African music = basis for modern pop music
Like Andrew Tracey, Carver believed the roots of modern music were in Africa. He stated, “It’s the African-ness (sic) of (modern) popular music that makes it popular. I believe that African music is the basis for all popular music.”
He cited a band such as the United States’ Vampire Weekend as evidence of this. Vampire Weekend mix African-influenced rhythms with modern chamber pop music, according to international music critics.
Andrew said perhaps the “greatest influence” on modern pop music was the music made in the past by black Americans. He asked, “And who were the forebears of these black American musicians? They were slaves from Africa, who took their music and rhythms and harmonies with them on the slave ships to America.”

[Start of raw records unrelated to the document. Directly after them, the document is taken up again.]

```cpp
void launch_dot(hipStream_t st, int n, const double* x, const double* y, double* scratch, double* out, double* out_host,
                int* flag_dev, int* flag_host, HostSignal sig) {
  hipLaunchKernelGGL(dot_kernel, dim3(grid_for(n)), dim3(kBlock), 0, st, n, x, y, scratch, out, out_host, flag_dev, flag_host, sig);
}

void launch_dot_owned(hipStream_t st, int n, const double* x, const double* y, const int* kind, int count_top, double* scratch,
                      double* out) {
  hipLaunchKernelGGL(dot_owned_kernel, dim3(grid_for(n)), dim3(kBlock), 0, st, n, x, y, kind, count_top, scratch, out);
}

void launch_gather_top(hipStream_t st, int ntop, const int* top, const double* g, double* buf) {
  if (ntop > 0) hipLaunchKernelGGL(gather_top_kernel, dim3(grid_for(ntop)), dim3(kBlock), 0, st, ntop, top, g, buf);
}

void launch_scatter_top_norm(hipStream_t st, int ntop, const int* top, const double* buf, double* g, double* out) {
  hipLaunchKernelGGL(scatter_top_norm_kernel, dim3(1), dim3(kBlock), 0, st, ntop, top, buf, g, out);
}

void launch_flag_to_double(hipStream_t st, const int* flag_dev, double* out) {
  hipLaunchKernelGGL(flag_to_double_kernel, dim3(1), dim3(64), 0, st, flag_dev, out);
}

void launch_sum(hipStream_t st, int n, const double* x, double* scratch, double* out, double* out_host) {
  hipLaunchKernelGGL(sum_kernel, dim3(grid_for(n)), dim3(kBlock), 0, st, n, x, scratch, out, out_host);
}

void launch_all_isfinite(hipStream_t st, int n, const double* x, int* flag) {
  (void)hipMemsetAsync(flag, 0xFF, sizeof(int), st);
  if (n == 0) return;
  hipLaunchKernelGGL(isfinite_kernel, dim3(grid_for(n)), dim3(kBlock), 0, st, n, x, flag);
}

void launch_mul(hipStream_t st, int n, const double* x, const double* y, double* out) {
  if (n == 0) return;
  hipLaunchKernelGGL(mul_kernel, dim3(grid_for(n)), dim3(kBlock), 0, st, n, x, y, out);
}

void launch_col_extract(hipStream_t st, int n, int K, int k, const double* M, double* out) {
  if (n == 0) return;
  hipLaunchKernelGGL(col_extract_kernel, dim3(grid_for(n)), dim3(kBlock), 0, st, n, K, k, M, out);
}

}
// ... 1 lines not shown
```

### multigridbarriermpi.jl_amd/csrc/kernels.hpp

```cpp
#pragma once
#include <hip/hip_runtime.h>

namespace mgb {

struct DevCsr {
  int rows = 0, cols = 0, nnz = 0, group = 1;
  int* rowptr = nullptr;
  int* colidx = nullptr;
  double* vals = nullptr;
};

struct DevElCsr {
  int rows_per_el = 0, cmax = 0, nel = 0;
  const int* ecols = nullptr;
  const unsigned char* lcol = nullptr;
  bool valid() const { return nel > 0; }
};

struct ConeSpec {
  int kind = 0;
  int nq = 0;
  int iq[3] = {0, 0, 0};
  int is = 0;
  int is2 = -1;
  double a = 2.0;
  double mu = 1.0;
  double coef[3] = {0.0, 0.0, 0.0};
  double off = 0.0;
  __host__ __device__ int nact() const { return kind == 1 ? nq : nq + 1 + (is2 >= 0 ? 1 : 0); }
  __host__ __device__ int nY() const { return nact() * (nact() + 1) / 2; }
  __host__ __device__ int col(int a) const { return a < nq ? iq[a] : (a == nq ? is : is2); }
};

constexpr int kMaxCones = 3;
struct BarrierParams {
  int K = 0;
  int ncones = 1;
  ConeSpec cone[kMaxCones];
  const double* a_node = nullptr;
  const double* mu_node = nullptr;
  const unsigned char* term_mask = nullptr;
  __host__ __device__ bool active(int ci, long long q) const { return !term_mask || term_mask[q * ncones + ci]; }
  __host__ __device__ int nY() const {
    int s = 0;
    for (int c = 0; c < ncones; ++c) s += cone[c].nY();
    return s;
  }
};

void launch_spmv(hipStream_t st, const DevCsr& A, const double* x, const double* y0, double* y);
void launch_spmv_el(hipStream_t st, const DevCsr& A, const DevElCsr& E, const double* x, const double* y0, double* y);
void launch_spmv_f32(hipStream_t st, const DevCsr& A, const float* vals, const float* x, const float* y0, float* y);
void launch_barrier_f0_rows_f32(hipStream_t st, int n, BarrierParams P, const float* Dz, const float* w, const float* c,
                                double* outF, double* outC);
void launch_barrier_f1_f32(hipStream_t st, int n, BarrierParams P, const float* Dz, const float* w, const float* c, float t, float* v);
void launch_barrier_f2_f32(hipStream_t st, int n, BarrierParams P, const float* Dz, const float* w, float* Y);
void launch_to_f32(hipStream_t st, long long n, const double* in, float* out);
void launch_spmv_tpl_f64(hipStream_t st, const DevCsr& A, const double* x, const double* y0, double* y);
void launch_barrier_f1_tpl_f64(hipStream_t st, int n, BarrierParams P, const double* Dz, const double* w, const double* c, double t,
                               double* v);
void launch_barrier_f2_tpl_f64(hipStream_t st, int n, BarrierParams P, const double* Dz, const double* w, double* Y);
void launch_waxpby(hipStream_t st, int n, const double* x, double alpha, const double* y, double* out);
constexpr int kReductionHeader = 144;
struct HostSignal {
  unsigned long long* seq_dev = nullptr;
  unsigned long long* seq_host = nullptr;
};
int f0_blocks(int n);
void launch_barrier_f0(hipStream_t st, int n, BarrierParams P, const double* Dz, const double* w, const double* c,
                       const double* phi_ref, double frac, double* phi_out, double* scratch, double* out2,
                       double* out2_host = nullptr, HostSignal sig = HostSignal());
void launch_trial_f0(hipStream_t st, const DevCsr& B, int n, BarrierParams P, const double* s, double alpha,
                     const double* nstep, double* s_out, const double* Dz0, double* Dz, const double* w, const double* c,
                     const double* phi_ref, double frac, double* phi_out, double* scratch, double* out2,
                     double* out2_host = nullptr, HostSignal sig = HostSignal());
struct TrialSet {
  int na = 0;
  double alpha[3] = {0.0, 0.0, 0.0};
  double* s_out[3] = {nullptr, nullptr, nullptr};
  double* dz[3] = {nullptr, nullptr, nullptr};
  double* phi_out[3] = {nullptr, nullptr, nullptr};
  double* out_dev = nullptr;
  double* out_host = nullptr;
};
void launch_trial_set(hipStream_t st, const DevCsr& B, int n, BarrierParams P, const double* s, const double* nstep,
                      const TrialSet& T, const double* Dz0, const double* w, const double* c, const double* phi_ref, double frac,
                      double* scratch, HostSignal sig = HostSignal());
void launch_barrier_f1(hipStream_t st, int n, BarrierParams P, const double* Dz, const double* w, const double* c,
                       double t, double* v);
void launch_barrier_f2(hipStream_t st, int n, BarrierParams P, const double* Dz, const double* w, double* Y);
void launch_barrier_rows_F(hipStream_t st, int n, BarrierParams P, const double* Dz, double* out);
void launch_expand_hessian_rows(hipStream_t st, int n, BarrierParams P, const double* Y, double* out);
void launch_dot(hipStream_t st, int n, const double* x, const double* y, double* scratch, double* out, double* out_host = nullptr,
                int* flag_dev = nullptr, int* flag_host = nullptr, HostSignal sig = HostSignal());
void launch_dot_owned(hipStream_t st, int n, const double* x, const double* y, const int* kind, int count_top, double* scratch,
                      double* out);
void launch_gather_top(hipStream_t st, int ntop, const int* top, const double* g, double* buf);
void launch_scatter_top_norm(hipStream_t st, int ntop, const int* top, const double* buf, double* g, double* out);
void launch_flag_to_double(hipStream_t st, const int* flag_dev, double* out);
void launch_sum(hipStream_t st, int n, const double* x, double* scratch, double* out, double* out_host = nullptr);
void launch_all_isfinite(hipStream_t st, int n, const double* x, int* flag);
void launch_mul(hipStream_t st, int n, const double* x, const double* y, double* out);
void launch_col_extract(hipStream_t st, int n, int K, int k, const double* M, double* out);

}
```

### multigridbarriermpi.jl_amd/csrc/kernels_tpl.hpp

```cpp
#pragma once
#include "devutil.hpp"

namespace mgb {
namespace {

constexpr int kMaxK = 8;

constexpr int kSpmvU = 2;
template <int G, class T>
__global__ __launch_bounds__(kBlock) void spmv_kernel_t(int rows, const int* __restrict__ rowptr, const int* __restrict__ colidx,
                                                         const T* __restrict__ vals, const T* __restrict__ x, const T* y0, T* y) {
  const int lane = threadIdx.x % G;
  const long long stride = (long long)gridDim.x * (kBlock / G);
  for (long long row0 = (long long)xcd_block(blockIdx.x, gridDim.x) * (kBlock / G) + threadIdx.x / G; row0 < rows;
       row0 += kSpmvU * stride) {
    int b[kSpmvU], e[kSpmvU];
    T acc[kSpmvU], base[kSpmvU];
#pragma unroll
    for (int u = 0; u < kSpmvU; ++u) {
      const long long row = row0 + u * stride;
      const bool ok = row < rows;
      b[u] = ok ? rowptr[row] : 0;
      e[u] = ok ? rowptr[row + 1] : 0;
      base[u] = (ok && y0 && lane == 0) ? y0[row] : T(0);
// ... 57 lines not shown
    T phi = T(P.off);
#pragma unroll
    for (int i = 0; i < 3; ++i) {
      c.q[i] = (i < P.nq) ? dz[P.iq[i]] : T(0);
      phi += (i < P.nq) ? T(P.coef[i]) * c.q[i] : T(0);
    }
    c.s = T(1);
    c.sa = T(1);
    c.phi = phi;
    c.ok = phi > T(0);
    return c;
  }
  T qq = T(0);
#pragma unroll
  for (int i = 0; i < 3; ++i) {
    c.q[i] = (i < P.nq) ? dz[P.iq[i]] : T(0);
    qq += c.q[i] * c.q[i];
  }
  c.s = dz[P.is] + (P.is2 >= 0 ? dz[P.is2] : T(0));
  c.ok = c.s > T(0);
  c.sa = c.ok ? pow_a<T>(c.s, a) : T(-1);
  c.phi = c.sa - qq;
  c.ok = c.ok && (c.phi > T(0));
  return c;
}
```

Thram said, “So many young people are so ignorant about how African music has penetrated and effected and created all these new styles, like blues, that are based on African music.”
‘No more excuses’
Carver said while the “rest of the world” seemed to “tip their hat” to the immense influence of African music, “and even in monetary terms recognizes its value and the importance of preserving it,” Africans themselves, and especially the continent’s authorities, generally did not.
“Africans are disregarding it in favor of trying to sing Verdi and Bach and whatever. In (African) choir competitions, you might have one traditional number but everything else is tending towards the sort of western art music line,” said Carver.
This, Andrew maintained, wasn’t because African music of the past was inferior. “It’s just that Africans have for too long ignored their musical past. This of course is in large part to do with the terrible effects of colonialism, which taught that all things African were inferior, but we now know that this is nonsense. It’s time for Africa to stand up and reclaim its terrific musical past.”
But Andrew acknowledged that the achievement of this needed “significant” funding and the support of the continent’s political authorities. “As yet, there’s no sign of this happening,” he said.